Treat Production as a Controlled Legal Deliverable
Production is not the end of a technical workflow. It is a legal deliverable that must be accurate, complete, readable, and compliant with the governing order or party agreement. Before release, teams should confirm the requested format, metadata fields, image specifications, confidentiality designations, load files, native-file handling, redactions, and Bates numbering.
Quality control should include more than a spot check. It should verify that redactions are applied correctly, document families are handled as intended, produced files open properly, OCR is usable where required, and the production log matches the actual delivery. If a rolling production is planned, the team should also preserve a clear record of what was delivered, when, and under which Bates range.
Physical productions still matter. Government agencies, local courts, arbitrations, depositions, and trial teams may require paper copies, tabs, binders, boards, or demonstratives. When those materials are prepared close to a hearing, production capacity and delivery discipline become as important as document accuracy. A perfectly prepared exhibit binder that arrives after the hearing begins does not serve the case.

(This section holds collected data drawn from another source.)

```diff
@@ -557,21 +652,32 @@
                            row_tile0, nto, nti, exps, e_out, e_lo, split_col, kDirExp, reinterpret_cast<_Float16 *>(stream + g * 256));
         g += (uint64_t)nto * nti * 4;
     };
-    hipLaunchKernelGGL(k_pack_first_s, dim3(ucn_div_up(2ull * kFirstSteps * 1024, 256)), dim3(256), 0, st, f->w_d0, pl.F,
-                       kFirstSteps, exps, reinterpret_cast<_Float16 *>(stream));
-    g += 2 * kFirstSteps * 2;
-    pairs(MA, kCompCols, 0, pl.NTW, 3, E_H1, E_H0, 64u);
-    for (uint32_t otp = 0; otp < pl.NTW / 2; otp++) {
-        pairs(MB, kCompCols, 2 * otp, 2, 3, E_H2, E_H0, 64u);
-        pairs(f->w_c1, NW + NB + ND, 2 * otp, 2, pl.NTW, E_H2, E_H1, 0xFFFFFFFFu);
-    }
-    UCN_REQUIRE(g == stream_groups_h(pl.NTW), "field_pack: internal stream length mismatch (%llu)", (unsigned long long)g);
+    for (uint32_t n_in = 3; n_in >= (pl.rt_group ? 2u : 3u); n_in--) {
+        const uint64_t g_first = n_in == 3 ? 0 : pl.rt_group - kSideGroups;
+        g = g_first;
+        hipLaunchKernelGGL(k_pack_first_s, dim3(ucn_div_up(2ull * kFirstSteps * 1024, 256)), dim3(256), 0, st, f->w_d0, pl.F,
+                           kFirstSteps, exps, reinterpret_cast<_Float16 *>(stream + g * 256));
+        g += 2 * kFirstSteps * 2;
+        pairs(MA, kCompCols, 0, pl.NTW, n_in, E_H1, E_H0, 64u);
+        for (uint32_t otp = 0; otp < pl.NTW / 2; otp++) {
+            pairs(MB, kCompCols, 2 * otp, 2, n_in, E_H2, E_H0, 64u);
+            pairs(f->w_c1, NW + NB + ND, 2 * otp, 2, pl.NTW, E_H2, E_H1, 0xFFFFFFFFu);
+        }
+        UCN_REQUIRE(g - g_first == stream_groups_h(pl.NTW, n_in), "field_pack: internal stream length mismatch (%llu)", (unsigned long long)g);
+    }
     UCN_LAUNCH_CHECK("field_pack (split-f16)");
     return 0;
 }
 
-int ucn_h_dir_enc(const ucn_field_t *f, const float *viewdirs, uint32_t N, float *out, hipStream_t st) {
-    hipLaunchKernelGGL(k_dir_enc, dim3(ucn_div_up((uint64_t)N * 32, 256)), dim3(256), 0, st, viewdirs, f->n_dir, N, out);
+int ucn_h_dir_enc(const ucn_field_t *f, const PackPlan &pl, const float *viewdirs, uint32_t N, float *out, hipStream_t st) {
+    if (dir_stride_h(f->n_width) != 32) {
+        UCN_REQUIRE(f->packed, "field_dir_bias: mlp_mode 1 reads the composed matrices of ucn_field_pack (packed is null)");
+        const float *MA = f->packed + pl.pcomp, *MB = MA + (size_t)f->n_width * kCompCols;
+        const int *exps = reinterpret_cast<const int *>(MB + (size_t)f->n_width * kCompCols + 1);
+        hipLaunchKernelGGL(k_dir_terms, dim3(ucn_div_up(N, 32)), dim3(256), 0, st, viewdirs, MA, MB, exps, f->n_dir, N, out);
+    } else {
+        hipLaunchKernelGGL(k_dir_enc, dim3(ucn_div_up((uint64_t)N * 32, 256)), dim3(256), 0, st, viewdirs, f->n_dir, N, out);
+    }
     UCN_LAUNCH_CHECK("field_dir_bias (split-f16)");
     return 0;
 }
@@ -604,15 +710,34 @@
 #define UCN_MLP2_LEAD 2
 #endif
     static const int waves = getenv("UCN_MLP_WAVES") ? atoi(getenv("UCN_MLP_WAVES")) : 4;
+    const char *rt_env = getenv("UCN_MLP_RAY_TILE");
+    const bool ray_tiles = !(rt_env && atoi(rt_env) == 0);
+    const bool tiles_ok = a.rgb != nullptr && pl.NTW == 8 && waves == 4 && ray_tiles && a.spr % 32u == 0u && a.B == a.n_rays * a.spr;
+    MlpArgs rt = a;
+    rt.prt = a.pstream + (uint64_t)pl.rt_group * 256;
+    if (tiles_ok && (a.small_ring || a.idx != nullptr)) {
+        hipLaunchKernelGGL((k_field_mlp_h8<8, 4, UCN_MLP2_CHUNK, UCN_MLP2_SLOTS, UCN_MLP2_LEAD, UCN_MLP8_DEPTH, 2>), grid, dim3(256),
+                           (kSideGroups + UCN_MLP2_SLOTS * UCN_MLP2_CHUNK) * 1024, st, rt);
+        UCN_LAUNCH_CHECK("field_mlp (split-f16, per-lane direction terms)");
+        return 0;
+    }
+    if (tiles_ok) {
+        const uint32_t tiles = a.spr / 32u;
+        const dim3 grid_rt(a.rays_fastest ? ucn_div_up(a.n_rays, 4) * tiles : ucn_div_up((uint64_t)a.n_rays * tiles, 4));
+        hipLaunchKernelGGL((k_field_mlp_h8<8, 4, UCN_MLP2_CHUNK, UCN_MLP2_SLOTS, UCN_MLP2_LEAD, UCN_MLP8_DEPTH, 1>), grid_rt, dim3(256),
+                           (kRtLdsGroups + UCN_MLP2_SLOTS * UCN_MLP2_CHUNK) * 1024, st, rt);
+        UCN_LAUNCH_CHECK("field_mlp (split-f16, ray tiles)");
+        return 0;
+    }
     if (a.rgb != nullptr && pl.NTW == 8 && !a.small_ring && waves == 8) {
         const dim3 grid8(ucn_div_up(a.B, 256));
-        hipLaunchKernelGGL((k_field_mlp_h8<8, 8, UCN_MLP8_CHUNK, UCN_MLP8_SLOTS, UCN_MLP8_LEAD, UCN_MLP8_DEPTH>), grid8, dim3(512),
+        hipLaunchKernelGGL((k_field_mlp_h8<8, 8, UCN_MLP8_CHUNK, UCN_MLP8_SLOTS, UCN_MLP8_LEAD, UCN_MLP8_DEPTH, 0>), grid8, dim3(512),
                            (kSideGroups + UCN_MLP8_SLOTS * UCN_MLP8_CHUNK) * 1024, st, a);
         UCN_LAUNCH_CHECK("field_mlp (split-f16, 8 waves)");
         return 0;
     }
     if (a.rgb != nullptr && pl.NTW == 8 && (waves == 4 || a.small_ring)) {
-        hipLaunchKernelGGL((k_field_mlp_h8<8, 4, UCN_MLP2_CHUNK, UCN_MLP2_SLOTS, UCN_MLP2_LEAD, UCN_MLP8_DEPTH>), grid, dim3(256),
+        hipLaunchKernelGGL((k_field_mlp_h8<8, 4, UCN_MLP2_CHUNK, UCN_MLP2_SLOTS, UCN_MLP2_LEAD, UCN_MLP8_DEPTH, 0>), grid, dim3(256),
                            (kSideGroups + UCN_MLP2_SLOTS * UCN_MLP2_CHUNK) * 1024, st, a);
         UCN_LAUNCH_CHECK("field_mlp (split-f16, 2 workgroups per CU)");
         return 0;
diff --git a/ucnerf_amd/csrc/field_plan.h b/ucnerf_amd/csrc/field_plan.h
--- a/ucnerf_amd/csrc/field_plan.h
+++ b/ucnerf_amd/csrc/field_plan.h
@@ -6,6 +6,7 @@
 struct PackPlan {
     uint64_t p0, pstream, phead, pcomp, total;
     uint32_t F, KQ, NTB, NTW, n_groups;
+    uint32_t rt_group;
     bool prop;
 };
 
@@ -14,9 +15,13 @@
 }
 constexpr uint32_t kFirstSteps = 4;
 constexpr uint32_t kCompCols = 96;
-static inline uint32_t stream_groups_h(uint32_t NTW) {
-    return 4 * (kFirstSteps + 3 * NTW + NTW * (3 + NTW));
+static inline uint32_t stream_groups_h(uint32_t NTW, uint32_t n_in = 3) {
+    return 4 * (kFirstSteps + n_in * NTW + NTW * (n_in + NTW));
 }
+static inline uint32_t ring_padded(uint32_t groups) {
+    return (groups + kRingPad - 1) / kRingPad * kRingPad + kRingPad;
+}
+static inline uint32_t dir_stride_h(uint32_t n_width) { return n_width == 256 ? 32 + 2 * n_width : 32; }
 
 static inline int make_plan(const ucn_field_t *f, PackPlan *pl) {
     UCN_REQUIRE(f, "field: null descriptor");
@@ -32,7 +37,7 @@
     o = (o + 255) & ~255ull;
     if (pl->prop) {
         pl->NTB = pl->NTW = 0;
-        pl->n_groups = 0;
+        pl->n_groups = pl->rt_group = 0;
         pl->pstream = o;
         pl->phead = o; o += 64;
         pl->pcomp = o;
@@ -47,7 +52,8 @@
         pl->NTB = f->n_bottleneck / 32;
         pl->NTW = f->n_width / 32;
         const uint32_t g0 = (stream_groups_f32(pl->NTB, pl->NTW) + kChunkGroups - 1) / kChunkGroups * kChunkGroups;
-        const uint32_t g1 = kSideGroups + (stream_groups_h(pl->NTW) + kRingPad - 1) / kRingPad * kRingPad + kRingPad;
+        pl->rt_group = pl->NTW == 8 ? kSideGroups + ring_padded(stream_groups_h(pl->NTW)) : 0;
+        const uint32_t g1 = kSideGroups + ring_padded(stream_groups_h(pl->NTW)) + (pl->NTW == 8 ? ring_padded(stream_groups_h(pl->NTW, 2)) : 0);
         pl->n_groups = f->mlp_mode == 1 ? g1 : g0;
         pl->pstream = o; o += (uint64_t)(g0 > g1 ? g0 : g1) * 256;
         pl->phead = o; o += (uint64_t)pl->NTW * 128;
@@ -67,6 +73,8 @@
     uint32_t cshift;
     uint32_t n_rays, rays_fastest;
     uint32_t small_ring;
+    uint32_t dstride;
+    uint64_t prt;
     const uint32_t *idx, *count;
     uint64_t p0, pstream, phead;
     float density_bias, rgb_premult, rgb_bias, rgb_padding;
@@ -138,5 +146,5 @@
 }
 
 int ucn_h_pack(const ucn_field_t *f, const PackPlan &pl, hipStream_t st);
-int ucn_h_dir_enc(const ucn_field_t *f, const float *viewdirs, uint32_t N, float *out, hipStream_t st);
+int ucn_h_dir_enc(const ucn_field_t *f, const PackPlan &pl, const float *viewdirs, uint32_t N, float *out, hipStream_t st);
 int ucn_h_launch(const PackPlan &pl, const MlpArgs &a, dim3 grid, hipStream_t st);
diff --git a/ucnerf_amd/csrc/grid_op.hip b/ucnerf_amd/csrc/grid_op.hip
--- a/ucnerf_amd/csrc/grid_op.hip
+++ b/ucnerf_amd/csrc/grid_op.hip
@@ -13,7 +13,7 @@
 }
 
 extern "C" const char *ucn_last_error(void) { return g_ucn_err; }
-extern "C" uint32_t ucn_abi_version(void) { return 26; }
+extern "C" uint32_t ucn_abi_version(void) { return 27; }
 
 int ucn_build_levels(UcnLevels *out, const int32_t *offsets, const int32_t *grid_sizes, uint32_t L, uint32_t C,
                      uint32_t D, float S, uint32_t H, uint32_t gridtype, int align_corners) {
```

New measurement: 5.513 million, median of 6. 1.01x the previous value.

Prepare Trial Materials Before the Final Week
Trial preparation often reveals the cost of weak document management. Exhibits may be spread across review databases, shared drives, email attachments, war rooms, and banker boxes. Witness binders may contain obsolete copies. Demonstratives may cite documents that were never admitted or may not match the final exhibit list.
The better approach is to begin trial-readiness work while discovery is still active. Maintain an exhibit index, track source and Bates information, identify documents needing clean copies or color printing, and establish a process for version control. As the court date approaches, the legal team can move from organizing evidence to preparing deposition binders, witness folders, courtroom sets, and presentation materials without restarting the document search.
For matters in Southern California, overnight delivery of trial exhibit binders to Stanley Mosk Courthouse, First Street Federal Courthouse, and Superior Court locations can be critical when schedules change without warning. The same urgency applies anywhere a trial team needs accurate materials delivered to a courtroom, hotel war room, or client office.
Choose Capacity, Security, and Accountability
A document services partner should be evaluated on more than price per page or per gigabyte. Ask whether the provider can support forensic collection, scanning, legal copying, eDiscovery processing, hosted review, printing, and trial production under one accountable engagement. Ask about staffing depth, 24/7 production capability, security practices, insurance, handling of sensitive records, and the ability to work onsite when records cannot be moved.
Concord Document Technologies supports these connected workflows for law firms, corporations, and public-sector agencies handling sensitive, deadline-driven matters. The advantage is practical: fewer handoffs, clearer accountability, and experienced support when a discovery issue turns into a production emergency.
The best time to establish document controls is before the volume becomes unmanageable. Treat every intake, collection, scan job, review decision, and production as part of the same evidentiary record. When the deadline arrives, your team should be preparing the argument, not searching for the documents.